Interpreting the results

Adrián edited this page Mar 18, 2019 · 1 revision

In our paper we explored different combinations of trivergence, the scores generated by all of them, except for "KL τc" (order="Q,PR" measure="KL" in the XML format), can be interpreted as follows: The lower, the better. Ideally, the best summary is the one with a trivergence of zero, however, in practice this can mean that all the summaries used in the evaluation are equal to the original text. This can be seen on the fact that the correlation between the Trivergence combinations and either Pyramid or Responsiveness is negative; these manual evaluation metrics give always a score of 1 to the best summary, while a zero to the worst one.

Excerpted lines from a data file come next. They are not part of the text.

# sarahappleby/VAMP

Measured on AMD Instinct MI355X. Metric: walker-steps/sec (log-posterior evals/sec), higher is better.
Workload: dtype f64

## Files before the change

### vamp_amd/csrc/vamp_hip.hip

```cpp
#include <hip/hip_runtime.h>
#include <dlfcn.h>

#include <algorithm>
#include <atomic>
#include <chrono>
#include <cmath>
#include <cstdint>
#include <cstdio>
#include <cstdlib>
#include <cstring>
#include <new>
#include <string>
#include <vector>

#include "../../include/vamp_hip.h"
#include "abi_state.hpp"
#include "draws.hpp"
#include "host_plan.hpp"
#include "map_search.hpp"
#include "voigt_math.hpp"
#include "ff_predicates.hpp"
#include "ff_moments.hpp"

#ifndef VAMP_EARLY_LOADS
#define VAMP_EARLY_LOADS 1
#endif
#ifndef VAMP_BLEND_PASS_LINES
#define VAMP_BLEND_PASS_LINES 4
#endif
#ifndef VAMP_MID_MIN_K
#define VAMP_MID_MIN_K 3
#endif
#ifndef VAMP_MID_MIN_P
#define VAMP_MID_MIN_P 96
#endif
#ifndef VAMP_X_PREFETCH
#define VAMP_X_PREFETCH 0
#endif

#ifndef VAMP_MIN_WAVES
#define VAMP_MIN_WAVES 3
#endif
#ifndef VAMP_EARLY_LNP
#define VAMP_EARLY_LNP 1
#endif
#ifndef VAMP_SR_EARLY
#define VAMP_SR_EARLY 0
#endif
#ifndef VAMP_XCD_MAP
#define VAMP_XCD_MAP 0
#endif
#ifndef VAMP_WIDE_NODES
#define VAMP_WIDE_NODES 1
#endif
#ifndef VAMP_LPT
#define VAMP_LPT 1
#endif
#ifndef VAMP_FLUX_EXP_DROP
#define VAMP_FLUX_EXP_DROP 2
#endif
#ifndef VAMP_FF_R2_M4
#define VAMP_FF_R2_M4 100.0
#define VAMP_FF_R2_M3 300.0
#define VAMP_FF_R2_M2 2000.0
#endif
#ifndef VAMP_F32_FAR_CORE
#define VAMP_F32_FAR_CORE 1
#endif
#ifndef VAMP_CORE_FASTPATH
#define VAMP_CORE_FASTPATH 1
#endif
#ifndef VAMP_MID_NODES
#define VAMP_MID_NODES 1
#endif
#ifndef VAMP_MID_Z2
#define VAMP_MID_Z2 30.25
#endif
#ifndef VAMP_WIDE_MAX
#define VAMP_WIDE_MAX 0.75
#endif
#ifndef VAMP_F32_LEAN_STAGE
#define VAMP_F32_LEAN_STAGE 1
#endif
#ifndef VAMP_TILE_MOMENTS
#define VAMP_TILE_MOMENTS 2
#endif
#ifndef VAMP_NODE_PASS
#define VAMP_NODE_PASS 1
#endif
#ifndef VAMP_NP_CLASS_RUNS
#define VAMP_NP_CLASS_RUNS 1
#endif
#ifndef VAMP_DEAL_ADJ
#define VAMP_DEAL_ADJ 1
#endif
#ifndef VAMP_SUPER_NODES
#define VAMP_SUPER_NODES 0
#endif
#ifndef VAMP_TAB_PAIR
#define VAMP_TAB_PAIR 0
#endif
#ifndef VAMP_TILE_HEAD
#define VAMP_TILE_HEAD 0
#endif
namespace {

constexpr int KMAX = 16;
constexpr int KMAX_ALL = VAMP_MAX_COMPONENTS;
static_assert(KMAX_ALL >= KMAX && KMAX_ALL < 64, "lane k stages line k; one spare lane for sd");
constexpr int WAVES_PER_BLOCK = 4;
constexpr long long PACK_MIN_WALKERS = 16384;
constexpr int RES_MAX_MOVERS = 128;
#ifndef VAMP_RES_WAVES
#define VAMP_RES_WAVES 8
#endif
constexpr int RES_MAX_WAVES = VAMP_RES_WAVES;
constexpr int BLOCK = 64 * WAVES_PER_BLOCK;
constexpr int DMAX = 4 * KMAX_ALL + 1;
#ifndef VAMP_SPLIT_MAX_WALKERS
#define VAMP_SPLIT_MAX_WALKERS (1ll << 62)
#endif
constexpr long long SPLIT_MAX_WALKERS = VAMP_SPLIT_MAX_WALKERS;

constexpr double C_LIGHT = 2.98e8;
constexpr double SIGMA0 = 0.0263;
constexpr double SQRT_LN2 = 0.83255461115769775635;
constexpr double SQRT_PI = 1.77245385090551602730;
constexpr double FWHM_PER_SIGMA = 2.35482004503094938202;
constexpr double NEG_INF = -__builtin_huge_val();

using vamp::RegionDev;

struct LineRec {
    double c;
    double s;
    double y;
    double amp;
    double pole;
    double hy;
    double xcap;
    double w8, w25;
    double wmid;
};

#ifndef VAMP_PARTS
#define VAMP_PARTS 4
#endif
constexpr int PARTS = VAMP_PARTS;
template <int KCAP, bool OWN_DTAB> struct WalkerLds;
#ifdef VAMP_STAMPS
__device__ unsigned long long g_stamps[2 * 8192];
__device__ unsigned int g_stamp_n;
#define VAMP_STAMP(tag)                                                                          \
    do {                                                                                         \
        if (blockIdx.x == 0 && threadIdx.x == 0) {                                               \
            const unsigned int n_ = g_stamp_n;                                                   \
            if (n_ < 8192) { g_stamps[2 * n_] = (tag); g_stamps[2 * n_ + 1] = __builtin_amdgcn_s_memtime(); g_stamp_n = n_ + 1; } \
        }                                                                                        \
    } while (0)
#define VAMP_STAMP_AFTER(tag, v) do { asm volatile("" :: "v"(v)); VAMP_STAMP(tag); } while (0)
#else
#define VAMP_STAMP(tag) do {} while (0)
#define VAMP_STAMP_AFTER(tag, v) do {} while (0)
#endif
#ifndef VAMP_SPLIT_WAVES
#define VAMP_SPLIT_WAVES 4
#endif
#ifndef VAMP_SPLIT_WAVES_F32
#define VAMP_SPLIT_WAVES_F32 4
#endif
#ifndef VAMP_F32_TABLES
#define VAMP_F32_TABLES 1
#endif
template <int LPW_, int KCAP_, bool TAIL_, int WPB_, bool SPLIT_ = false, bool TABS_ = SPLIT_, bool FF_ = (LPW_ == 64)>
struct Pack {
    static constexpr int LPW = LPW_, KCAP = KCAP_, SUBS = 64 / LPW_;
    static constexpr bool TAIL = TAIL_;
    static constexpr bool SPLIT = SPLIT_;
    static constexpr bool TABS = TABS_;
    static constexpr bool FF = FF_;
// ... 833 lines not shown
            const LineRec ln = L.line[k];
            double X[T], H[T];
#pragma unroll
            for (int t = 0; t < T; ++t) X[t] = fabs(xi[t] - ln.c) * ln.s;
            if (TAB && (((unsigned)zonemasks >> k) & 1u)) {
                table_eval_tile<T>(tab + k * vamp::TAB_LINE, X, H);
            } else {
                tile_voigt<T, TAB>(ln, dtab_row<PK>(L, k), X, H, TAB ? tab + k * vamp::TAB_LINE : nullptr, dct + FF_EXP);
            }
#pragma unroll
            for (int t = 0; t < T; ++t) tau[t] = fma(ln.amp, H[t], tau[t]);
        }
#endif
        double fi[T], wi[T];
        if (nfar + nwide > 0) {
            double u[T];
#pragma unroll
            for (int t = 0; t < T; ++t) u[t] = ut[base + 64 * t + lane];
#ifndef VAMP_SKIP_FFNODES
            double fs_wide = 0.0;
            if constexpr (WIDE) {
                if (nwide > 0) {
                    fs_wide = ff_wide_nodes<typename PK::Lds>(L, Sx.widelist[j], dct, tab, lane, nwide, mid, half);
                }
            }
            ff_coefficients<typename PK::Lds, GUARD>(L, Sx, Sx.farlist[j], dct, lane, nfar, mid, half, fs_wide);
#endif
#if VAMP_EARLY_LOADS
#pragma unroll
            for (int t = 0; t < T; ++t) {
                fi[t] = f[base + 64 * t + lane];
                wi[t] = wt[base + 64 * t + lane];
            }
            __builtin_amdgcn_sched_barrier(0);
#endif
#ifndef VAMP_SKIP_CLENSHAW
            ff_horner<double, T>(Sx, u, up, tau);
#endif
        } else {
#if VAMP_EARLY_LOADS
#pragma unroll
            for (int t = 0; t < T; ++t) {
                fi[t] = f[base + 64 * t + lane];
                wi[t] = wt[base + 64 * t + lane];
            }
            __builtin_amdgcn_sched_barrier(0);
#endif
        }
        int eoff = FF_EXP;
        asm volatile("" : "+s"(eoff));
        const double* ec = dct + eoff;
#pragma unroll
        for (int t = 0; t < T; ++t) {
#if !VAMP_EARLY_LOADS
            fi[t] = f[base + 64 * t + lane];
            wi[t] = wt[base + 64 * t + lane];
#endif
#ifdef VAMP_SKIP_EXP
            const double m = 1.0 - tau[t];
#else
            const double m = vamp::exp_taylor_tab<VAMP_FLUX_EXP_DROP>(-tau[t], ec);
#endif
            const double r = (fi[t] - m) * wi[t];
            chi = fma(r, r, chi);
        }
    }
    }
}
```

From all the combinations explored, we consider that the combination "KL τc" (order="Q,PR" measure="KL" in the XML format) should be avoided. The reasons are that the correlations of this combination with either Pyramid or Responsiveness tend to be zero and in most cases the correlations are not statistically significant. In other words, sometimes the correlation approaches to zero on the positive side, while in occasions the correlation approaches to zero on the negative side.

Which is the best summary in the example?

The best summary would be those related to puces_ots while the worst those linked to puces_baseline_last.

Is there a maximum value of Trivergence?

There is not a theoretical maximum. The reason is that the Trivergence, as happens with divergence, measure how different are the distributions of probability instead of how similar they are. In simple words, the trivergence is a distance measure.

However, in the case of the evaluation of summaries, it might be possible to calculate a maximum if we take into account that the number of possible words is finite, and, in consequence, the number of differences is finite as well. This has to be studied in depth, to be sure that this is possible.

Which Trivergence combination should I use?

Based on the results obtained in "SummTriver: A new trivergent model to evaluate summaries automatically without human references", if the goal is to get closer to Pyramid results the best combinations are "JS τc" or "sJS τc" (order="Q,PR" measure="JS" or order="Q,PR" measure="sJS" in the XML format). If the objective is to have similar results to Responsiveness, then, the best combination is "KL τm" (order="QP,QR,PR" measure="KL" in the XML format).